Skip to content

Multi-Engine guide

Organizations typically connect to a data warehouse through a single engine to ensure data consistency. However, there are cases where the processing capabilities of one engine may be better suited to specific tasks than another.

By decoupling storage from compute and with growing support for open table formats like Apache Iceberg and Hive, different engines can now interact with the same data.

With SQLMesh's new multi-engine feature, users can leverage multiple engine adapters within a single project, offering the flexibility to choose the best engine for each task.

This feature allows you to run each model on a specified engine, provided the data catalog is shared and the engines support read/write operations on it.

Configuring project with multiple engines

To configure a SQLMesh project with multiple engines, simply include all required gateway connections in your configuration.

Next, specify the appropriate gateway in the MODEL DDL for each model.
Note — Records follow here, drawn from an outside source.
# pinellolab/crispr-bean

Measured on AMD Instinct MI355X. Metric: SVI steps/sec, 50k-guide x 20-sample sorting model, higher is better.
Workload: dtype f64; 1 GPU; variant sorting MixtureNormal: 50000 guides x 5 reps x (4 sort bins + bulk), 10000 targets; one SVI step = draw + ELBO + grad + ClippedAdam; per GPU; config=metric, guides=50000, guides_this_rank=50000, n_reps=5, n_condits=5, parallelism=one screen per GPU x1, loss all-reduce every 100 steps, graph_chunk=64

## Files before the change

crispr-bean_amd/csrc/bean_async_v2.hpp:

```cpp
#pragma once

#include "bean_devargs_sgpr.hpp"

#ifndef BEAN_ASYNC_INLINE
#define BEAN_ASYNC_INLINE __forceinline__
#endif
#ifndef BEAN_ASYNC_PRIO
#define BEAN_ASYNC_PRIO 1
#endif
#ifndef BEAN_ASYNC_SLEEP
#define BEAN_ASYNC_SLEEP 8
#endif
#ifndef BEAN_ASYNC_EU
#define BEAN_ASYNC_EU BEAN_WAVE_EU
#endif

namespace bean {

constexpr long kAsyncMinItems = 2800;
constexpr long kAsyncMaxItems = 24000;
__host__ __device__ inline int async_waves_per_simd(long items, long simds = 1024) {
    const double per_simd = (double)items / (double)(simds > 0 ? simds : 1);
    return per_simd <= 5400.0 / 1024.0 ? 2 : (per_simd <= 11000.0 / 1024.0 ? 3 : 4);
}
__host__ __device__ inline bool async_size_in_range(long items, long simds = 1024) {
    const double per_simd = (double)items / (double)(simds > 0 ? simds : 1);
    return per_simd >= (double)kAsyncMinItems / 1024.0 && per_simd <= (double)kAsyncMaxItems / 1024.0;
}
__host__ __device__ inline bool async_finisher_roles(int waves_per_simd, long items, long simds) {
    const double per_wave = (double)items / (double)(waves_per_simd * simds);
    return (waves_per_simd == 2 && per_wave >= 0.95) || (waves_per_simd == 3 && per_wave >= 2.4);
}
constexpr int kAsyncQueueStride = 32;
constexpr int kAsyncStealEvery = 64;
constexpr int kAsyncSpinMax = 1 << 21;

struct AsyncArgs {
    unsigned long long step0, slot0;
    int n_steps;
    int* queue;
    int* done;
    int* abort_flag;
    int n_guide_blocks;
    int fin_split;
    int* fhead;
    int* fring;
    long fring_stride;
    const float* step_sizes;
    unsigned long long* stamps;
};
constexpr int kAsyncStampStep0 = 40, kAsyncStampSteps = 4;
constexpr long kAsyncStampFinOff = 1l << 22;
#ifdef BEAN_ASYNC_STAMP
#define BEAN_ASYNC_T(k)                                                                              \
    if (st_row) {                                                                                    \
        unsigned long long u_;                                                                       \
        asm volatile("s_memrealtime %0\n\ts_waitcnt lgkmcnt(0)" : "=s"(u_)::"memory");               \
        if (lane == 0) st_row[k] = u_;                                                               \
    }
#define BEAN_ASYNC_TF(k)                                                                             \
    if (st_row) {                                                                                    \
        unsigned long long u_;                                                                       \
        asm volatile("s_memrealtime %0\n\ts_waitcnt lgkmcnt(0)" : "=s"(u_)::"memory");               \
        if (lane == 0) st_row[kAsyncStampFinOff + (k)] = u_;                                         \
    }
#define BEAN_ASYNC_ST_ARG , unsigned long long* st_row
#define BEAN_ASYNC_ST_PASS , st_row
#define BEAN_ASYNC_ST_DRAW , (st_row ? st_row + 3 : nullptr)
#else
#define BEAN_ASYNC_T(k)
#define BEAN_ASYNC_TF(k)
#define BEAN_ASYNC_ST_ARG
#define BEAN_ASYNC_ST_PASS
#define BEAN_ASYNC_ST_DRAW
#endif

__global__ __launch_bounds__(64) void k_put_args(DevArgs c, DevArgs* out) {
    const unsigned int* src = (const unsigned int*)&c;
    unsigned int* dst = (unsigned int*)out;
    for (unsigned i = threadIdx.x; i < sizeof(DevArgs) / 4; i += 64) dst[i] = src[i];
}

__global__ __launch_bounds__(256) void k_step_sizes(DevArgs c, unsigned long long step0, int n, float* out) {
    const int i = blockIdx.x * blockDim.x + threadIdx.x;
    if (i < n) out[i] = adam_coef(c, step0 + (unsigned long long)i + 1).step_size;
}
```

If no gateway is explicitly defined, the default gateway will be used.

The virtual layer will be created within the engine corresponding to the default gateway.

Example

Below is a simple example of setting up a project with connections to both DuckDB and PostgreSQL.
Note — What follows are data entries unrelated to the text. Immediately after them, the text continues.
APPLY_FN = C.CFUNCTYPE(C.c_int, vp, vp, vp)
# ... 121 lines not shown
        "mi_op_create_callback": [vp, C.c_size_t, APPLY_FN, vp, C.POINTER(vp)],
        "mi_op_create_callback_rect": [vp, C.c_size_t, C.c_size_t, APPLY_FN, vp, C.POINTER(vp)],
        "mi_op_create_callback_fused": [vp, C.c_size_t, APPLY_FN, APPLY_FUSED_FN, vp, C.POINTER(vp)],
        "mi_lsqr_default_params": [C.POINTER(LsqrParams)],
        "mi_lsqr": [vp, vp, vp, vp, C.POINTER(LsqrParams), vp, C.POINTER(LsqrResult)],
        "mi_op_create_diag": [vp, vp, C.POINTER(vp)],
        "mi_op_create_csr": [vp, vp, C.c_int, C.POINTER(vp)],
        "mi_op_apply": [vp, vp, vp],
        "mi_op_dims": [vp, c_size_p, c_size_p],
        "mi_op_destroy": [vp],
        "mi_precon_create_callback": [vp, C.c_size_t, APPLY_FN, vp, C.POINTER(vp)],
        "mi_precon_create_diag": [vp, vp, C.POINTER(vp)],
        "mi_precon_create_block3": [vp, vp, C.POINTER(vp)],
        "mi_precon_apply": [vp, vp, vp],
        "mi_precon_create_constraint": [vp, C.c_size_t, C.c_size_t, vp, vp, C.POINTER(vp)],
        "mi_precon_create_constraint_csr": [vp, C.c_size_t, C.c_size_t, c_int32_p, c_int32_p, c_double_p, vp, C.c_double,
                                            C.c_size_t, C.POINTER(vp)],
        "mi_precon_constraint_info": [vp, c_size_p, c_double_p, c_double_p, C.POINTER(C.c_int)],
        "mi_precon_constraint_solve": [vp, vp, vp, vp],
        "mi_precon_constraint_At": [vp, vp, vp],
        "mi_precon_destroy": [vp],
        "mi_stpcg": [vp, vp, vp, vp, C.POINTER(StpcgParams), vp, C.POINTER(StpcgResult),
                     C.POINTER(StpcgTrace)],
        "mi_stpcg_observed": [vp, vp, vp, vp, C.POINTER(StpcgParams), OBSERVER_FN, vp, vp, C.POINTER(StpcgResult),
                              C.POINTER(StpcgTrace)],
        "mi_stpcg_observer_available": [vp, C.POINTER(C.c_char_p)],
        "mi_lsqr_observed": [vp, vp, vp, vp, C.POINTER(LsqrParams), LSQR_OBSERVER_FN, vp, vp, C.POINTER(LsqrResult)],
        "mi_lsqr_observer_available": [vp, C.POINTER(C.c_char_p)],
        "mi_stiefel_gram": [vp, C.c_size_t, C.c_int, vp, vp, c_double_p],
        "mi_stiefel_project": [vp, C.c_size_t, C.c_int, vp, vp, vp],
        "mi_stiefel_retract": [vp, C.c_size_t, C.c_int, vp, vp, vp],
        "mi_stiefel_rq_create": [vp, vp, C.c_size_t, C.c_int, C.POINTER(vp)],
        "mi_stiefel_rq_destroy": [vp],
        "mi_stiefel_rq_objective": [vp, vp, c_double_p],
        "mi_stiefel_rq_model": [vp, vp, vp, C.POINTER(vp)],
        "mi_stiefel_rq_trial": [vp, vp, vp, vp, vp, c_double_p],
        "mi_stiefel_rq_armijo_trial": [vp, vp, vp, C.c_double, vp, vp, c_double_p],
        "mi_stiefel_rq_precon": [vp, vp, vp, C.POINTER(vp)],
        "mi_so3n_create": [vp, C.c_size_t, C.c_size_t, c_int32_p, c_int32_p, c_double_p, c_double_p,
                           C.POINTER(vp)],
        "mi_so3n_destroy": [vp],
        "mi_so3n_objective": [vp, vp, c_double_p],
        "mi_so3n_model": [vp, vp, vp, C.POINTER(vp), C.POINTER(vp)],
        "mi_so3n_retract": [vp, vp, vp, vp],
        "mi_so3n_trial": [vp, vp, vp, vp, C.c_int, vp, c_double_p],
        "mi_stpcg_collect": [vp, C.POINTER(StpcgResult)],
        "mi_lobpcg_gram": [vp, C.c_size_t, C.c_int, C.c_int, vp, vp, c_double_p],
        "mi_lobpcg_update": [vp, C.c_size_t, C.c_int, C.c_int, vp, c_double_p, C.c_int, vp],
        "mi_lobpcg_update2": [vp, C.c_size_t, C.c_int, C.c_int, vp, c_double_p, C.c_int, vp, C.c_int, vp],
        "mi_lobpcg_residual": [vp, C.c_size_t, C.c_int, vp, vp, vp, c_double_p, vp, c_double_p,
                               c_double_p],
        "mi_rayleigh_ritz": [C.c_int, c_double_p, c_double_p, c_double_p, c_double_p],
        "mi_rayleigh_ritz_lowest": [C.c_int, C.c_int, c_double_p, c_double_p, c_double_p, c_double_p],
        "mi_csr_spmm_colmajor": [vp, C.c_int, vp, vp],
        "mi_csr_spmm_colmajor_residual": [vp, C.c_int, vp, c_double_p, vp, vp, c_double_p, c_double_p],
        "mi_lobpcg_gram_split": [vp, C.c_size_t, C.c_int, vp, C.c_int, vp, vp, c_double_p],
        "mi_debug_window_runs": [C.c_int, C.c_int, C.c_int, C.c_size_t, C.POINTER(C.c_int), C.c_int, C.POINTER(C.c_int)],
        "mi_lobpcg_gram_pair": [vp, C.c_size_t, C.c_int, vp, C.c_int, vp, vp, C.c_int, vp, vp, c_double_p, c_double_p],
        "mi_lobpcg_gram_pair_sym": [vp, C.c_size_t, C.c_int, vp, C.c_int, vp, vp, c_double_p, c_double_p],
        "mi_lobpcg_gram_pair_sym_blocks": [vp, C.c_size_t, vp, C.c_int, vp, vp, c_double_p, c_double_p],
        "mi_lobpcg_gram_pair_gen_blocks": [vp, C.c_size_t, vp, vp, vp, c_double_p, c_double_p],
        "mi_lobpcg_gram_pair_sym_tblocks": [vp, C.c_size_t, vp, vp, c_double_p, c_double_p],
        "mi_lobpcg_update2_blocks": [vp, C.c_size_t, vp, C.c_int, c_double_p, C.c_int, vp, C.c_int, vp],
        "mi_csr_spmm_colmajor_blocks": [vp, vp, vp],
        "mi_panel_rowscale": [vp, C.c_size_t, C.c_int, vp, vp, vp],
        "mi_vec_view": [vp, C.c_size_t, C.c_size_t, C.POINTER(vp)],
        "mi_comm_unique_id": [C.POINTER(C.c_ubyte)],
        "mi_comm_init": [vp, C.c_int, C.c_int, C.POINTER(C.c_ubyte)],
        "mi_comm_finalize": [vp],
        "mi_comm_info": [vp, C.POINTER(C.c_int), C.POINTER(C.c_int)],
        "mi_comm_rccl_count": [vp, C.POINTER(C.c_int)],
        "mi_comm_ipc_export": [vp, C.POINTER(C.c_ubyte)],
        "mi_comm_ipc_attach": [vp, C.c_int, C.c_int, C.POINTER(C.c_ubyte)],
        "mi_comm_ipc_selftest": [vp, C.POINTER(C.c_int)],
        "mi_comm_ipc_enable": [vp, C.c_int],
        "mi_comm_ipc_error": [vp, C.POINTER(C.c_int)],
        "mi_comm_kernel_launches": [vp, C.POINTER(C.c_ulonglong)],
        "mi_comm_ipc_fold": [vp, C.c_int],
        "mi_debug_csr_window_info": [vp, c_size_p],
        "mi_debug_csr_format_info": [vp, c_size_p],
        "mi_debug_so3n_info": [vp, c_size_p],
        "mi_debug_time_fused_apply": [vp, vp, vp, C.c_int, c_double_p],
        "mi_debug_set_rank": [vp, C.c_int, C.c_int],
        "mi_debug_csr_set_halo": [vp, C.c_int, c_double_p],
        "mi_csr_create_sharded": [vp, C.c_size_t, C.c_size_t, C.c_size_t, C.c_size_t, c_int32_p,
                                  c_int64_p, c_double_p, c_size_p, C.POINTER(vp)],
    }
    for name, args in sigs.items():
        fn = getattr(L, name)
        fn.restype = C.c_int
        fn.argtypes = args
    L.mi_stpcg_default_params.restype = None
    L.mi_lsqr_default_params.restype = None
    L.mi_stpcg_default_params.argtypes = [C.POINTER(StpcgParams)]
    _lib = L
    return L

In this setup, the PostgreSQL engine is set as the default, so it will be used to manage views in the virtual layer.

Meanwhile, the DuckDB's attach feature enables read-write access to the PostgreSQL catalog's physical tables.

gateways:
  duckdb:
    connection:
      type: duckdb
      catalogs:
        main_db:
          type: postgres
          path: 'dbname=main_db user=postgres host=127.0.0.1'
      extensions:
        - name: iceberg
  postgres:
    connection:
      type: postgres
      database: main_db
      user: user
      password: password
      host: 127.0.0.1
      port: 5432
default_gateway: postgres
from sqlmesh.core.config import (
    Config,
    ModelDefaultsConfig,
    GatewayConfig,
    DuckDBConnectionConfig,
    PostgresConnectionConfig
)
from sqlmesh.core.config.connection import DuckDBAttachOptions

config = Config(
    model_defaults=ModelDefaultsConfig(dialect="postgres"),
    gateways={
        "duckdb": GatewayConfig(
            connection=DuckDBConnectionConfig(
                catalogs={
                    "main_db": DuckDBAttachOptions(
                        type="postgres",
                        path="dbname=main_db user=postgres host=127.0.0.1"
                    ),
                },
                extensions=["iceberg"],
            )
        ),
        "postgres": GatewayConfig(
            connection=PostgresConnectionConfig(
                host="127.0.0.1",
                port=5432,
                user="postgres",
                password="password",
                database="main_db",      
            )
        ),
    },
    default_gateway="postgres",
)

Given this configuration, when a model’s gateway is set to duckdb, it will be materialized within the PostgreSQL main_db catalog, but it will be evaluated using DuckDB’s engine.

MODEL (
  name orders.order_ship_date,
  kind FULL,
  gateway duckdb,
);

SELECT
  l_orderkey, 
  l_shipdate
FROM 
  iceberg_scan('data/bucket/lineitem_iceberg', allow_moved_paths = true);

In this model, the DuckDB engine can be used to scan and load data from an iceberg table and create the physical table in the PostgreSQL database.

While the PostgreSQL engine is responsible for creating the model's view for the virtual layer.